Man’s drug convictions tossed for speedy trial rule violation

A man who was convicted of drug-dealing charges and sentenced to 12 years in prison won a reversal Wednesday because his trial was wrongly continued when the state could not timely produce lab results. The appellate court noted a lengthy prosecutorial delay in providing the evidence for lab testing was to blame.

The Indiana Court of Appeals reversed enhanced convictions of Level 2 felony dealing in methamphetamine, two counts of Level 5 felony possession of a narcotic, and Level 5 felony dealing in marijuana in Kyle Scott Dilley v. State of Indiana, 19A-CR-173.

Kyle Dilley had been arrested by Michigan City police who found him and another person asleep in a car with a stash of drugs including meth, heroin and marijuana. A jury ultimately convicted him, and his convictions were enhanced due to a prior heroin dealing charge.

The appellate panel tossed the convictions, however, holding that Dilley had shown prima facie error by the LaPorte Superior Court for granting the state a continuance under Trial Rule 4(D), which resulted in failing to bring him to trial within a year of the filing of criminal charges.

Judge Patricia Riley noted that Dilley had moved for a speedy trial at his earliest opportunity and was not to blame for a continuance granted to the state because lab tests on the drugs were not finished in time. “The prosecutor further averred that she had contacted Dilley’s counsel to attempt to procure a stipulation to the preliminary drug testing results already disclosed but that Dilley had declined to stipulate,” Riley wrote.
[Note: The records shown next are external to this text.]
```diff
+            for (int a = 0; a < 6; ++a) {
+                const int yy = 4 * ty - 1 + a;
+                d[a] = ((unsigned)yy < (unsigned)H && (unsigned)xx < (unsigned)WD)
+                           ? *reinterpret_cast<const V*>(&ys[(((yy >> U) - s0) * WS + lds_col<SH>(xx >> U)) * CS + cv * VN])
+                           : vzero<V>();
+            }
+            V col[6];
+            bt4(d, col);
+#pragma unroll
+            for (int a = 0; a < 6; ++a) e[a][b] = col[a];
+        }
+#pragma unroll
+        for (int a = 0; a < 6; ++a) {
+            V o[6];
+            bt4(e[a], o);
+#pragma unroll
+            for (int b = 0; b < 6; ++b) reinterpret_cast<V*>(v)[((size_t)(a * 6 + b) * T + t) * CVg + cg] = o[b];
+        }
+    }
+}
+
+template <typename V, int WD, int CS, int R, int NT, bool UP>
+static int launch_input_staged(const float* x, float* v, int N, int H, int C, hipStream_t st) {
+    using K = InputStaged<V, WD, CS, R, NT, UP>;
+    static_assert(K::LDS <= 160 * 1024 && CS % 4 == 0 && K::WS % 2 == 0, "staged band must fit the LDS");
+    auto kern = winograd4_input_staged_kernel<V, WD, CS, R, NT, UP>;
+    static bool attr = false;
+    if (!attr && K::LDS > 48 * 1024) {
+        hipError_t e = hipFuncSetAttribute(reinterpret_cast<const void*>(kern), hipFuncAttributeMaxDynamicSharedMemorySize, (int)K::LDS);
+        if (e != hipSuccess) return fail(DVG_ERR_HIP, "hipFuncSetAttribute: %s", hipGetErrorString(e));
+        attr = true;
+    }
+    const int bands = ((H >> 2) + R - 1) / R;
+    hipLaunchKernelGGL(kern, dim3((unsigned)((long)N * bands * (C / CS))), dim3(NT), K::LDS, st, x, v, N, H, C);
+    return check_launch("winograd4_input_staged");
+}
+
 template <int KP>
 __global__ __launch_bounds__(256) void stem_up_input_kernel(const float* __restrict__ vec, int ldv, const float* __restrict__ wt,
                                                             const float* __restrict__ scale, const float* __restrict__ shift,
@@ -592,6 +670,10 @@
     return 1;
 }
 
+static int wino4_input_form(long tiles, int H, int W, int C, int m) {
+    return m == 4 && W == 32 && H % 4 == 0 && (C == 64 || C == 128) && wino4_width(tiles, C) < 4;
+}
+
 static int chain_variant() { return 0; }
 
 static inline unsigned wgrid(long n) {
@@ -628,6 +710,9 @@
     const hipStream_t st = (hipStream_t)stream;
     if (m == 2) {
         hipLaunchKernelGGL(winograd_input_kernel, dim3(wgrid(tiles * (C / 4))), dim3(256), 0, st, x, v, N, H, W, C / 4);
+    } else if (wino4_input_form(tiles, H, W, C, m)) {
+        if (up) return launch_input_staged<f32x2, 32, 32, 2, 256, true>(x, v, N, H, C, st);
+        return launch_input_staged<f32x2, 32, 32, 2, 256, false>(x, v, N, H, C, st);
     } else {
         const int cw = wino4_width(tiles, C);
         if (cw == 4)
@@ -638,6 +723,12 @@
             hipLaunchKernelGGL(winograd4_input_kernel<float>, dim3(wgrid(tiles * C)), dim3(256), 0, st, x, v, N, H, W, C, tiles, 0L, up);
     }
     return check_launch("dvg_winograd_input");
+}
+
+extern "C" int dvg_winograd_input_form(int N, int H, int W, int C, int m, int upsample) {
+    if (!((m == 2 || m == 4) && N > 0 && H > 0 && W > 0 && H % m == 0 && W % m == 0 && C > 0 && C % 4 == 0)) return -1;
+    if (!(upsample == 0 || (upsample == 1 && m == 4 && H % 2 == 0 && W % 2 == 0))) return -1;
+    return wino4_input_form((long)N * (H / m) * (W / m), H, W, C, m);
 }
 
 extern "C" int dvg_winograd_transform_width(long tiles, int C) {
diff --git a/include/dvg_hip.h b/include/dvg_hip.h
--- a/include/dvg_hip.h
+++ b/include/dvg_hip.h
@@ -66,6 +66,7 @@
 int dvg_gemm_batched_k16(const float* x, const float* w_k16, float* y, int NB, int H, int W, int Cin, int Cout, void* stream);
 int dvg_gemm_batched_plan(int NB, int H, int W, int Cin, int Cout, int* tile_w, int* nt, int* ni);
 int dvg_winograd_transform_width(long tiles, int C);
+int dvg_winograd_input_form(int N, int H, int W, int C, int m, int upsample);
 int dvg_winograd_output(const float* mm, const float* scale, const float* shift, float* y, float* y_pool, int N, int H,
                         int W, int C, int act, float slope, int m, const float* addend,
                         int y_from , void* stream);
```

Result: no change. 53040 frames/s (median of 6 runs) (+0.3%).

“… At the final pre-trial conference on May 31, 2018, the prosecutor informed the trial court that the only matter ‘outstanding’ for trial preparation was the test results,” Riley continued. “In her Rule 4(D) continuance motion filed June 1, 2018, a mere seventeen days before trial, the prosecutor averred that the continuance was necessary because the testing results were ‘not yet prepared,’” Judge Patricia Riley wrote for the panel.
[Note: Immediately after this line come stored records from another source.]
extern "C" int rsrec_get_timing(rsrec_t* h, double* out, int n) {
    if (!h || !out) return RSREC_ERR_ARG;
    const double v[14] = {h->t_total_ms, h->t_hop_ms, h->n_hop_launch, h->n_atom_steps, h->n_block_mult, h->t_rest_ms, h->t_host_ms, (double)h->hop_fuses_a, h->n_hop_mfma_flop,
                          h->n_req_flop, (double)h->n_asm_reused, (double)h->n_octet_launch, h->t_rot_ms, h->n_gram_folded};
    for (int i = 0; i < n && i < 14; ++i) out[i] = v[i];
    return RSREC_OK;
}

extern "C" void rsrec_site_partition(int rank, int nprocs, int nsites, int* start_atom, int* end_atom) {
    int per = nsites / nprocs;
    const int rem = nsites % nprocs;
    int start;
    if (rank < rem) { per += 1; start = rank * per + 1; }
    else start = rank * per + rem + 1;
    *start_atom = start;
    *end_atom = start + per - 1;
}

static void release_graph(rsrec_t* h) {
    if (h->graph_exec) { (void)hipDeviceSynchronize(); (void)hipGraphExecDestroy(h->graph_exec); h->graph_exec = nullptr; }
    h->graph_key.clear();
}

static void release_regions(rsrec_t* h) {
    release_graph(h);
    if (!h->region_cache.empty()) (void)hipDeviceSynchronize();
    h->region_cache.clear();
    h->cur_order = nullptr; h->cur_cum = nullptr; h->cur_entry = nullptr; h->cur_level_max = nullptr; h->cur_level_groups = nullptr; h->cur_mult_hist = nullptr;
}

extern "C" int rsrec_set_lattice(rsrec_t* h, int kk, int nncols, const int32_t* nn, const int32_t* iz, int nmax, int ntype) {
    if (!h || !nn || !iz || kk <= 0 || nncols < 1 || nmax < 0 || nmax > kk || ntype < 1) return fail(h, RSREC_ERR_ARG, "rsrec_set_lattice: bad argument");
    HIPCK(h, hipSetDevice(h->device));
    if (h->have_lattice && kk == h->kk && nncols == h->lat_nncols && nmax == h->nmax && ntype == h->ntype &&
        h->lat_nn.size() == (size_t)kk * nncols && std::memcmp(h->lat_nn.data(), nn, h->lat_nn.size() * sizeof(int32_t)) == 0 &&
        std::memcmp(h->lat_iz.data(), iz, (size_t)kk * sizeof(int32_t)) == 0)
        return RSREC_OK;
    int nslots = 1;
    for (int i = 0; i < kk; ++i) {
        const int nr = nn[i];
        if (nr < 0 || nr > nncols) return fail(h, RSREC_ERR_ARG, "rsrec_set_lattice: nn(%d,1)=%d outside 0..%d", i + 1, nr, nncols);
        nslots = std::max(nslots, nr);
        if (iz[i] < 1 || iz[i] > ntype) return fail(h, RSREC_ERR_ARG, "rsrec_set_lattice: iz(%d)=%d outside 1..%d", i + 1, iz[i], ntype);
    }
    std::vector<int> nbr_new((size_t)kk * nslots, -1), iz_new(kk), deg(kk + 1, 0);
    for (int i = 0; i < kk; ++i) {
        iz_new[i] = iz[i] - 1;
        nbr_new[(size_t)i * nslots] = i;
        const int nr = nn[i];
        for (int j = 1; j < nr; ++j) {
            const int n = nn[(size_t)i + (size_t)kk * j];
            if (n == 0) continue;
            if (n < 0 || n > kk) return fail(h, RSREC_ERR_ARG, "rsrec_set_lattice: nn(%d,%d)=%d outside 0..%d", i + 1, j + 1, n, kk);
            nbr_new[(size_t)i * nslots + j] = n - 1;
            deg[n - 1]++;
        }
    }
    h->have_lattice = false;
    h->have_ham = false;
    h->kubo_diag_nvec = h->kubo_diag_ll = 0;
    h->lat_nn.clear(); h->lat_iz.clear();
    release_regions(h);
    h->kk = kk; h->nslots = nslots; h->nmax = nmax; h->ntype = ntype;
    h->nbr.swap(nbr_new);
    h->iz0.swap(iz_new);
    h->radj_ptr.assign(kk + 1, 0);
    for (int n = 0; n < kk; ++n) h->radj_ptr[n + 1] = h->radj_ptr[n] + deg[n];
    h->radj.resize(h->radj_ptr[kk]);
    std::vector<int> fill(h->radj_ptr.begin(), h->radj_ptr.end() - 1);
    for (int i = 0; i < kk; ++i)
        for (int j = 1; j < nslots; ++j) {
            const int n = h->nbr[(size_t)i * nslots + j];
            if (n >= 0) h->radj[fill[n]++] = i;
        }
    HIPCK(h, h->d_nbr.reserve(h->nbr.size() * sizeof(int)));
    HIPCK(h, h->d_iz.reserve((size_t)kk * sizeof(int)));
    HIPCK(h, hipMemcpy(h->d_nbr.p, h->nbr.data(), h->nbr.size() * sizeof(int), hipMemcpyHostToDevice));
    HIPCK(h, hipMemcpy(h->d_iz.p, h->iz0.data(), (size_t)kk * sizeof(int), hipMemcpyHostToDevice));
    {
        std::vector<int> n5((size_t)(kk + 1) * (nslots + 2), kk);
        for (int i = 0; i < kk; ++i) {
            for (int j = 0; j < nslots; ++j) { const int n = h->nbr[(size_t)i * nslots + j]; if (n >= 0) n5[(size_t)i * (nslots + 2) + j] = n; }
// ... 121 lines not shown
        if (dev && !hoh) k_fold_onsite<<<ntype, 324, 0, h->stream>>>(h->d_hst.as<double2>(), nslots, h->d_lsham.as<double2>(), nullptr);
    }
    std::vector<double> loc;
    if (nmax > 0) {
        loc.assign(hall, hall + B * nslots * nmax);
        if (!hoh)
            for (int i = 0; i < nmax; ++i)
                for (size_t e = 0; e < B; ++e) loc[B * nslots * i + e] += lsham[B * h->iz0[i] + e];
        const double* dev = resident(1, 0, hall, nmax);
        HIPCK(h, place(h->d_hloc, dev, loc.data(), loc.size()));
        if (dev && !hoh) k_fold_onsite<<<nmax, 324, 0, h->stream>>>(h->d_hloc.as<double2>(), nslots, h->d_lsham.as<double2>(), h->d_iz.as<int>());
    }
    if (hoh) {
        HIPCK(h, place(h->d_host, resident(0, 1, eeo, ntype), eeo, B * nslots * ntype));
        HIPCK(h, h->d_enim.reserve(B * ntype * 8));
        HIPCK(h, hipMemcpy(h->d_enim.p, enim, B * ntype * 8, hipMemcpyHostToDevice));
        if (nmax > 0) HIPCK(h, place(h->d_holoc, resident(1, 1, hallo, nmax), hallo, B * nslots * nmax));
    }
    HIPCK(h, hipGetLastError());
    {
        h->s4_built_split = 0; h->s5_built = 0;
        if (h->nslots + 1 <= S4_MAXSLOTS) {
            h->host_st.swap(st);
            h->host_loc.swap(loc);
            const double* dev[6] = {h->d_hst.as<double>(), h->d_hloc.as<double>(), h->d_host.as<double>(), h->d_holoc.as<double>(), h->d_enim.as<double>(), h->d_lsham.as<double>()};
            const char* msg = h->s5_op.build(h->nslots, nslots, ntype, nmax, h->hoh, h->host_st.data(), nmax > 0 ? h->host_loc.data() : nullptr, hoh ? eeo : nullptr,
                                             (hoh && nmax > 0) ? hallo : nullptr, hoh ? enim : nullptr, lsham, h->iz0.data(), h->opt_s5_host_emit ? nullptr : dev, h->stream);
            if (msg) return fail(h, RSREC_ERR_DEVICE, "rsrec_set_hamiltonian: %s", msg);
            h->s5_built = 1;
        }
    }
    h->have_ham = true;
    return RSREC_OK;
}

extern "C" int rsrec_assemble_blocks(rsrec_t* h, int part, int ncls, int nslots, int hoh, const double* hmag, const int32_t* nbr_type, const double* obarm, int ntype,
                                     double* blocks, double* blocks_o) {
    if (!h) return RSREC_ERR_ARG;
    if (part < 0 || part > 1 || ncls < 1 || nslots < 1 || !hmag || !blocks) return fail(h, RSREC_ERR_ARG, "rsrec_assemble_blocks: part=%d ncls=%d nslots=%d or a missing array", part, ncls, nslots);
    if (hoh && (!nbr_type || !obarm || !blocks_o || ntype < 1)) return fail(h, RSREC_ERR_ARG, "rsrec_assemble_blocks: hoh needs nbr_type, obarm (ntype=%d) and blocks_o", ntype);
    if (hoh)
        for (size_t q = 0; q < (size_t)ncls * nslots; ++q)
            if (nbr_type[q] < 0 || nbr_type[q] > ntype) return fail(h, RSREC_ERR_ARG, "rsrec_assemble_blocks: nbr_type[%zu]=%d outside 0..%d", q, nbr_type[q], ntype);
    HIPCK(h, hipSetDevice(h->device));
    h->n_asm_calls++;
    h->asm_nslots[part] = h->asm_ncls[part] = 0;
    const size_t nblk = (size_t)ncls * nslots, hm_bytes = nblk * 4 * 81 * 16, ty_bytes = nblk * 4, ob_bytes = hoh ? (size_t)ntype * 324 * 16 : 0;
    const size_t ty_off = (hm_bytes + 255) / 256 * 256, ob_off = ty_off + (ty_bytes + 255) / 256 * 256;
    HIPCK(h, h->d_asm_in.reserve(ob_off + ob_bytes + 256));
    char* in = h->d_asm_in.as<char>();
    XFER(xfer_h2d(h, in, hmag, hm_bytes));
    if (hoh) { XFER(xfer_h2d(h, in + ty_off, nbr_type, ty_bytes)); XFER(xfer_h2d(h, in + ob_off, obarm, ob_bytes)); }
    HIPCK(h, h->d_asm[part][0].reserve(nblk * 324 * 16));
    if (hoh) HIPCK(h, h->d_asm[part][1].reserve(nblk * 324 * 16));
    k_assemble_blocks<<<dim3(nslots, ncls), 384, 0, h->stream>>>(reinterpret_cast<const double2*>(in), reinterpret_cast<const int*>(in + ty_off),
                                                                 reinterpret_cast<const double2*>(in + ob_off), nslots, hoh ? 1 : 0, h->d_asm[part][0].as<double2>(),
                                                                 hoh ? h->d_asm[part][1].as<double2>() : nullptr);
    HIPCK(h, hipGetLastError());
    XFER(xfer_d2h(h, blocks, h->d_asm[part][0].p, nblk * 324 * 16));
    if (hoh) XFER(xfer_d2h(h, blocks_o, h->d_asm[part][1].p, nblk * 324 * 16));
    h->asm_host[part][0].assign(blocks, blocks + nblk * 648);
    if (hoh) h->asm_host[part][1].assign(blocks_o, blocks_o + nblk * 648); else h->asm_host[part][1].clear();
    h->asm_nslots[part] = nslots; h->asm_ncls[part] = ncls; h->asm_hoh[part] = hoh ? 1 : 0;
    return RSREC_OK;
}

namespace {

DevProblem make_problem(const rsrec_t* h) {
    DevProblem P;
    P.kk = h->kk; P.nslots = h->nslots; P.hstride = h->hslots; P.nmax = h->nmax; P.hoh = h->hoh;
    P.nbr = h->d_nbr.as<int>(); P.iz = h->d_iz.as<int>();
    P.h_st = h->d_hst.as<double2>(); P.h_loc = h->d_hloc.as<double2>();
    P.ho_st = h->d_host.as<double2>(); P.ho_loc = h->d_holoc.as<double2>();
    P.enim = h->d_enim.as<double2>(); P.lsham = h->d_lsham.as<double2>();
    return P;
}

void release_kubo_buffers(rsrec_t* h, bool moments, bool integrand) {
    if (moments) { for (auto& kb : h->d_kubo) kb.release(); h->kubo_diag_nvec = h->kubo_diag_ll = 0; }
    if (integrand) { for (auto& cb : h->d_cond) cb.release(); for (auto& cb : h->d_ctens) cb.release(); for (auto& cb : h->d_opt) cb.release(); }
}

struct BatchPlan {
    int batch = 1, nblk = 1;
};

“In her argument at the hearing on the continuance motion, the prosecutor represented to the trial court that she had personally contacted the director of the laboratory ‘to confirm that the lab results would be back by June 19th’. … The implication of these statements was that testing was already underway. The prosecutor did not inform the trial court in either her written or oral motions that the evidence had not been conveyed to the State Laboratory for testing and was, in fact, not conveyed until June 4, 2018, after the written continuance motion was filed. This was a fact that had to have been known to the prosecutor when she argued the continuance motion on June 5, 2018, and which she should have made known to the trial court before it rendered its ruling.

“… (W)e conclude that Dilley has demonstrated that the trial court’s grant of the Rule 4(D) continuance under the facts and circumstances of this case constituted prima facie error,” the panel concluded.